You are viewing a plain text version of this content. The canonical link for it is here.
Posted to commits@spark.apache.org by we...@apache.org on 2020/02/21 15:05:16 UTC
[spark] branch branch-3.0 updated: [SPARK-30906][SQL] Turning off
AQE in CacheManager is not thread-safe
This is an automated email from the ASF dual-hosted git repository.

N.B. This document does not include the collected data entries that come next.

__global__ void k_frames(const int16_t* pcm, int n_samples, int pcm_stride, int n_total, int T, const float* window, float* out) {
    const int b = blockIdx.z;
    const int64_t i = (int64_t)blockIdx.x * blockDim.x + threadIdx.x;
    if (i >= (int64_t)T * TK_WH_NFFT) return;
    const int t = (int)(i / TK_WH_NFFT), n = (int)(i % TK_WH_NFFT);
    int j = t * TK_WH_HOP + n - TK_WH_NFFT / 2;
    if (j < 0) j = -j;
    if (j >= n_total) j = 2 * (n_total - 1) - j;
    const float x = j < n_samples ? tk_divf((float)pcm[(int64_t)b * pcm_stride + j], 32768.0f) : 0.0f;
    out[((int64_t)b * T + t) * TK_WH_NFFT + n] = x * window[n];
}

__global__ void k_power(const float* ri, int64_t rows, int nb, float* out) {
    const int64_t i = (int64_t)blockIdx.x * blockDim.x + threadIdx.x;
    if (i >= rows * nb) return;
    const int64_t r = i / nb;
    const int f = (int)(i % nb);
    const float re = ri[r * 2 * nb + f], im = ri[r * 2 * nb + nb + f];
    out[i] = tk_fmaf(re, re, im * im);
}

__global__ __launch_bounds__(1024) void k_logmel_finish(float* mel, int per_b) {
    __shared__ float red[16];
    float* m = mel + (int64_t)blockIdx.x * per_b;
    float mx = -INFINITY;
    for (int i = threadIdx.x; i < per_b; i += 1024) {
        const float v = tk_log10f(tk_fmaxf(m[i], 1e-10f));
        m[i] = v;
        mx = tk_fmaxf(mx, v);
    }
    for (int s = 32; s >= 1; s >>= 1) mx = tk_fmaxf(mx, __shfl_xor(mx, s, 64));
    if ((threadIdx.x & 63) == 0) red[threadIdx.x >> 6] = mx;
    __syncthreads();
    mx = red[0];
    for (int w = 1; w < 16; ++w) mx = tk_fmaxf(mx, red[w]);
    const float floor_v = mx - 8.0f;
    for (int i = threadIdx.x; i < per_b; i += 1024) m[i] = (tk_fmaxf(m[i], floor_v) + 4.0f) * 0.25f;
}


#define TK_AT1_CK 64
#define TK_AT1_NS 3
__device__ __forceinline__ void at1_wait_vmcnt(int n) {
#define TK_VMW(k) case k: __builtin_amdgcn_s_waitcnt(0x0F70 | ((k) & 15) | (((k) >> 4) << 14)); break;
    switch (n) {
        TK_VMW(0) TK_VMW(1) TK_VMW(2) TK_VMW(3) TK_VMW(4) TK_VMW(5) TK_VMW(6) TK_VMW(7) TK_VMW(8) TK_VMW(9) TK_VMW(10) TK_VMW(11) TK_VMW(12)
        TK_VMW(13) TK_VMW(14) TK_VMW(15) TK_VMW(16)
        default: __builtin_amdgcn_s_waitcnt(0x0F70); break;
    }
#undef TK_VMW
}
__global__ __launch_bounds__(256) void k_attend1(const float* q, const float* k, const float* v, float* out, int Tk, int64_t q_bstride, int64_t kv_bstride, int d,
                                                 int hd, float scale, float* img ) {
    extern __shared__ __attribute__((aligned(16))) float att1_lds[];
    __shared__ float red[4];
    float* vring = att1_lds;
    float* sc = att1_lds + (size_t)TK_AT1_NS * TK_AT1_CK * hd;
    float* qs = sc + Tk;
    const int h = blockIdx.x, b = blockIdx.y, t0 = threadIdx.x, lane = t0 & 63;
    const int wave = __builtin_amdgcn_readfirstlane(t0 >> 6);
// ... 118 lines not shown
    float* image_for(const float* A, int M, int K, int lda) {
        pk.mark = a->arena_used;
        TkGemm g{};
        g.M = M; g.K = K;
        pk.img = raw_alloc(tk_tiled_gemm_scratch(g));
        pk.A = A; pk.M = M; pk.K = K; pk.lda = lda; pk.live = true;
        return pk.img;
    }
    void gemm(const TkGemm& g) {
        if (a->fast && long_ok) {
            drop_image();
            TkGemm f = g;
            f.fast = 1;
            tk_launch_gemm(f, s);
            return;
        }
        const int idx = tk_tiled_gemm_applies(g) ? a->model->tensor_of(g.B) : -1;
        if (idx < 0 || !a->model->wt[(size_t)idx]) { drop_image(); tk_launch_gemm(g, s); return; }
        if (!(pk.live && pk.A == g.A && pk.M == g.M && pk.K == g.K && pk.lda == g.lda)) {
            drop_image();
            pk.mark = a->arena_used;
            pk.img = raw_alloc(tk_tiled_gemm_scratch(g));
            tk_launch_pack_a(g.A, g.M, g.K, g.lda, 0, pk.img, s);
            pk.A = g.A; pk.M = g.M; pk.K = g.K; pk.lda = g.lda; pk.live = true;
        }
        const float* c0 = g.C;
        const float* c1 = g.C + (size_t)(g.M - 1) * g.ldc + g.N;
        const float* a0 = g.A;
        const float* a1 = g.A + (size_t)(g.M - 1) * g.lda + g.K;
        const bool in_place = c0 < a1 && a0 < c1;
        const bool plain = !g.residual && !g.c_feeds_linear && g.N % 16 == 0 && !in_place;
        if (plain) {
            if (pend.n > 0 && (pend.t.a_img != pk.img || pend.t.K != g.K || pend.t.nrows != g.M || pend.t.act != g.act)) flush();
            TkTiledGemm& t = pend.t;
            if (pend.n == 0) {
                t = TkTiledGemm{};
                t.wbytes = 4; t.K = g.K; t.ks = 1; t.nrows = g.M; t.slab_rows = 0; t.a_img = pk.img; t.a_ts = (size_t)g.K * 16;
                t.act = g.act; t.add_zero_bias = 1; t.per_seg = 1;
            }
            const int i = pend.n++;
            t.tiles[i] = a->model->wt[(size_t)idx]; t.row_tiles[i] = g.N / 16;
            t.seg_out[i] = g.C; t.seg_ldc[i] = g.ldc; t.seg_bias[i] = g.bias; t.seg_n[i] = g.N;
            if (pend.n == 3) flush();
            return;
        }
        flush();
        TkTiledGemm t{};
        t.tiles[0] = a->model->wt[(size_t)idx]; t.row_tiles[0] = (g.N + 15) / 16; t.nseg = 1; t.wbytes = 4;
        t.K = g.K; t.ks = 1; t.ldc = g.ldc; t.n_valid = g.N; t.nrows = g.M; t.slab_rows = 0;
        t.a_img = pk.img; t.a_ts = (size_t)g.K * 16; t.out = g.C;
        t.bias = g.bias; t.residual = g.residual; t.ldr = g.ldr; t.act = g.act; t.add_zero_bias = 1;
        const bool emit_img = g.c_feeds_linear && g.N % 128 == 0 && g.ldc == g.N && !g.residual && !in_place;
        float* cimg = nullptr;
        if (emit_img) {
            TkGemm nx{};
            nx.M = g.M; nx.K = g.N;
            cimg = raw_alloc(tk_tiled_gemm_scratch(nx));
            t.c_img = cimg;
        }
        if (!tk_launch_gemm_tiled(t, s)) tk_launch_gemm(g, s);
        if (emit_img) {
            pk.img = cimg; pk.A = g.C; pk.M = g.M; pk.K = g.N; pk.lda = g.ldc; pk.live = true;
            return;
        }
        if (in_place) drop_image();
    }
    void im2col1d(const float* x, int B, int T, int C, int ldx, int kw, int stride, int pad, float* col) { drop_image(); tk_launch_im2col1d(x, B, T, C, ldx, kw, stride, pad, col, s); }
    void layernorm(const float* x, int rows, int D, const float* w, const float* b, float* y) {
        drop_image();
        float* img = D % 128 == 0 && !(a->fast && long_ok) ? image_for(y, rows, D, D) : nullptr;
        tk_launch_layernorm(x, rows, D, w, b, TK_WH_LN_EPS, y, s, img);
    }
    void softmax_rows(float* x, int rows, int cols, int ld) { drop_image(); tk_launch_softmax_rows(x, rows, cols, ld, s); }
    bool attend1(const float* q, const float* k, const float* v, float* out, int B, int Tk, int64_t q_bstride, int64_t kv_bstride, int d, int nh) {
        drop_image();
        const int hd = d / nh;
        const size_t ldsb = ((size_t)TK_AT1_NS * TK_AT1_CK * hd + (size_t)Tk + (size_t)hd) * 4;
        if (hd > 256 || (hd & 15) || (d & 3) || Tk < 1 || ldsb > 60 * 1024) return false;
        float* img = (short_pass(B) && d % 128 == 0 && q_bstride == d) ? image_for(out, B, d, d) : nullptr;
        hipLaunchKernelGGL(k_attend1, dim3(nh, B), dim3(256), ldsb, s, q, k, v, out, Tk, q_bstride, kv_bstride, d, hd, tk_divf(1.0f, tk_sqrtf((float)hd)), img);
        return true;
    }
    bool attend_fused(const float* q, const float* k, const float* v, float* out, int B, int Tq, int Tk, int64_t q_bstride, int64_t kv_bstride, int d, int nh) {
        if (!a->fast || !long_ok || Tq < 2 || nh < 1 || d != nh * 64) return false;
        drop_image();
        return tk_launch_attention_h3(q, k, v, out, B, nh, Tq, Tk, q_bstride, kv_bstride, d, tk_divf(1.0f, tk_sqrtf(64.0f)), s);
    }
    void add_rows(float* x, const float* add, int rows, int D, int add_rows) { drop_image(); tk_launch_add_rows(x, add, rows, D, add_rows, s); }
    void embed_rows(const float* table, const float* pos, const int32_t* idx, const int32_t* pos_idx, int rows, int D, float* out) {
        drop_image();
        tk_launch_embed_rows(table, pos, idx, pos_idx, rows, D, out, s);
    }
    void argmax_rows(const float* x, int rows, int cols, int ld, int32_t* out) {
        drop_image();
        if (!a->pick.on) { tk_launch_argmax_rows(x, rows, cols, ld, out, s); return; }
        TkPick pk{a->pick.temp, a->pick.seed, (uint32_t)(a->pick.step * rows), a->pick.logprob ? a->pick.logprob + (size_t)a->pick.step * rows : nullptr};
        if (a->pick.filtered) {
            if (a->pick.step >= a->pick.first_step) {
                TkWhFilter f{a->pick.suppress, a->pick.state, a->pick.beg, a->pick.eot, a->pick.tid0};
                tk_launch_pick_rows_filtered(x, rows, cols, ld, out, pk, f, s);
            }
        } else {
            tk_launch_pick_rows(x, rows, cols, ld, out, pk, s);
        }
        a->pick.step++;
    }
    void frames(const int16_t* pcm, int B, int n_samples, int pcm_stride, int n_total, int T, const float* window, float* out) {
        drop_image();
        const int64_t per = (int64_t)T * TK_WH_NFFT;
        hipLaunchKernelGGL(k_frames, dim3((unsigned)((per + 255) / 256), 1, B), dim3(256), 0, s, pcm, n_samples, pcm_stride, n_total, T, window, out);
    }
    void power(const float* ri, int rows, int nb, float* out) {
        drop_image();
        const int64_t n = (int64_t)rows * nb;
        hipLaunchKernelGGL(k_power, dim3((unsigned)((n + 255) / 256)), dim3(256), 0, s, ri, (int64_t)rows, nb, out);
    }
    void logmel_finish(float* mel, int B, int per_b) { drop_image(); hipLaunchKernelGGL(k_logmel_finish, dim3(B), dim3(1024), 0, s, mel, per_b); }
};

struct TkAudioSizeOps {
    size_t used = 0, peak = 0;
    float* alloc(size_t n) { used += (n + 63) & ~(size_t)63; if (used > peak) peak = used; return nullptr; }
    int32_t* alloc_i32(size_t n) { return (int32_t*)alloc(n); }
    void gemm(const TkGemm& g) {
        if (!tk_tiled_gemm_applies(g)) return;
        size_t top = used + ((tk_tiled_gemm_scratch(g) + 63) & ~(size_t)63);
        if (g.c_feeds_linear) { TkGemm nx{}; nx.M = g.M; nx.K = g.N; top += (tk_tiled_gemm_scratch(nx) + 63) & ~(size_t)63; }
        if (top > peak) peak = top;
    }
    void image(int M, int K) {
        TkGemm g{};
        g.M = M; g.K = K;
        const size_t top = used + ((tk_tiled_gemm_scratch(g) + 63) & ~(size_t)63);
        if (top > peak) peak = top;
    }
    void im2col1d(const float*, int, int, int, int, int, int, int, float*) {}
    void layernorm(const float*, int rows, int D, const float*, const float*, float*) { image(rows, D); }
    void softmax_rows(float*, int, int, int) {}
    bool attend1(const float*, const float*, const float*, float*, int B, int, int64_t, int64_t, int d, int) { image(B, d); return true; }
    bool attend_fused(const float*, const float*, const float*, float*, int, int, int, int64_t, int64_t, int, int) { return false; }
    void add_rows(float*, const float*, int, int, int) {}
    void embed_rows(const float*, const float*, const int32_t*, const int32_t*, int, int, float*) {}
    void argmax_rows(const float*, int, int, int, int32_t*) {}
    void frames(const int16_t*, int, int, int, int, int, const float*, float*) {}
    void power(const float*, int, int, float*) {}
    void logmel_finish(float*, int, int) {}
};


TkWhisperModel::~TkWhisperModel() {
    (void)hipSetDevice(device);
    for (auto p : w) if (p) (void)hipFree(p);
    for (auto p : wt) if (p) (void)hipFree(p);
}

int TkWhisperModel::tensor_of(const float* dev_ptr) const {
    for (size_t i = 0; i < w.size(); ++i) if (w[i] == dev_ptr) return (int)i;
    return -1;
}

bool TkWhisperModel::prepare_tiles() {
    HIPQ(hipSetDevice(device));
    if (wt.size() != man.t.size()) wt.assign(man.t.size(), nullptr);
    for (size_t i = 0; i < man.t.size(); ++i) {
        const bool linear = man.t[i].kind == TK_WK_LINEAR_W || (int)i == man.tok_emb;
        if (!linear || man.t[i].cols % 128 || man.t[i].rows < 16 || wt[i]) continue;
        HIPQ(hipMalloc((void**)&wt[i], tk_tiled_weight_bytes(man.t[i].rows, man.t[i].cols, 4)));
        tk_launch_tile_weights(w[i], 4, man.t[i].rows, man.t[i].cols, wt[i], nullptr);
    }
// ... 22 lines not shown
        HIPQ(hipDeviceSynchronize());
    }
    return true;
}

bool TkWhisperModel::fill_synthetic(uint64_t seed) {
    std::vector<float> buf;
    for (size_t i = 0; i < man.t.size(); ++i) {
        buf.resize((size_t)man.t[i].rows * man.t[i].cols);
        tk_whisper_fill_tensor(hp, man, (int)i, seed, buf.data());
        if (!set_tensor((int)i, buf.data(), buf.size())) return false;
    }
    return true;
}

bool TkWhisperModel::load_file(const char* path) {
    FILE* f = fopen(path, "rb");
    if (!f) { error = std::string("cannot open ") + path; return false; }
    char magic[8];
    int32_t n = 0;
    bool ok = fread(magic, 1, 8, f) == 8 && memcmp(magic, "TKWHSP1", 8) == 0 && fread(&n, 4, 1, f) == 1 && n == (int)man.t.size();
    std::vector<float> buf;
    for (int i = 0; ok && i < n; ++i) {
        int64_t d[2];
        ok = fread(d, 8, 2, f) == 2;
        if (!ok) break;
        if (d[0] == 0) {
            buf.resize((size_t)man.t[i].rows * man.t[i].cols);
            tk_whisper_fill_tensor(hp, man, i, 0, buf.data());
        } else {
            ok = d[0] == man.t[i].rows && d[1] == man.t[i].cols;
            buf.resize((size_t)d[0] * d[1]);
            ok = ok && fread(buf.data(), 4, buf.size(), f) == buf.size();
        }
        ok = ok && set_tensor(i, buf.data(), buf.size());
    }
    fclose(f);
    if (!ok && error.empty()) error = "not a TKWHSP1 container for this geometry";
    return ok;
}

wenchen pushed a commit to branch branch-3.0
in repository https://gitbox.apache.org/repos/asf/spark.git
The following commit(s) were added to refs/heads/branch-3.0 by this push:
new 36c59a4 [SPARK-30906][SQL] Turning off AQE in CacheManager is not thread-safe
36c59a4 is described below
commit 36c59a473719fa7bb6a61048b50b717ff8f43c5f
Author: maryannxue <ma...@apache.org>
AuthorDate: Fri Feb 21 22:49:20 2020 +0800
[SPARK-30906][SQL] Turning off AQE in CacheManager is not thread-safe
### What changes were proposed in this pull request?
This PR aims to fix the thread-safety issue in turning off AQE for CacheManager by cloning the current session and changing the AQE conf on the cloned session.
This PR also adds a utility function for cloning the session with AQE disabled conf value, which can be shared by another caller.
### Why are the changes needed?
To fix the potential thread-unsafe problem.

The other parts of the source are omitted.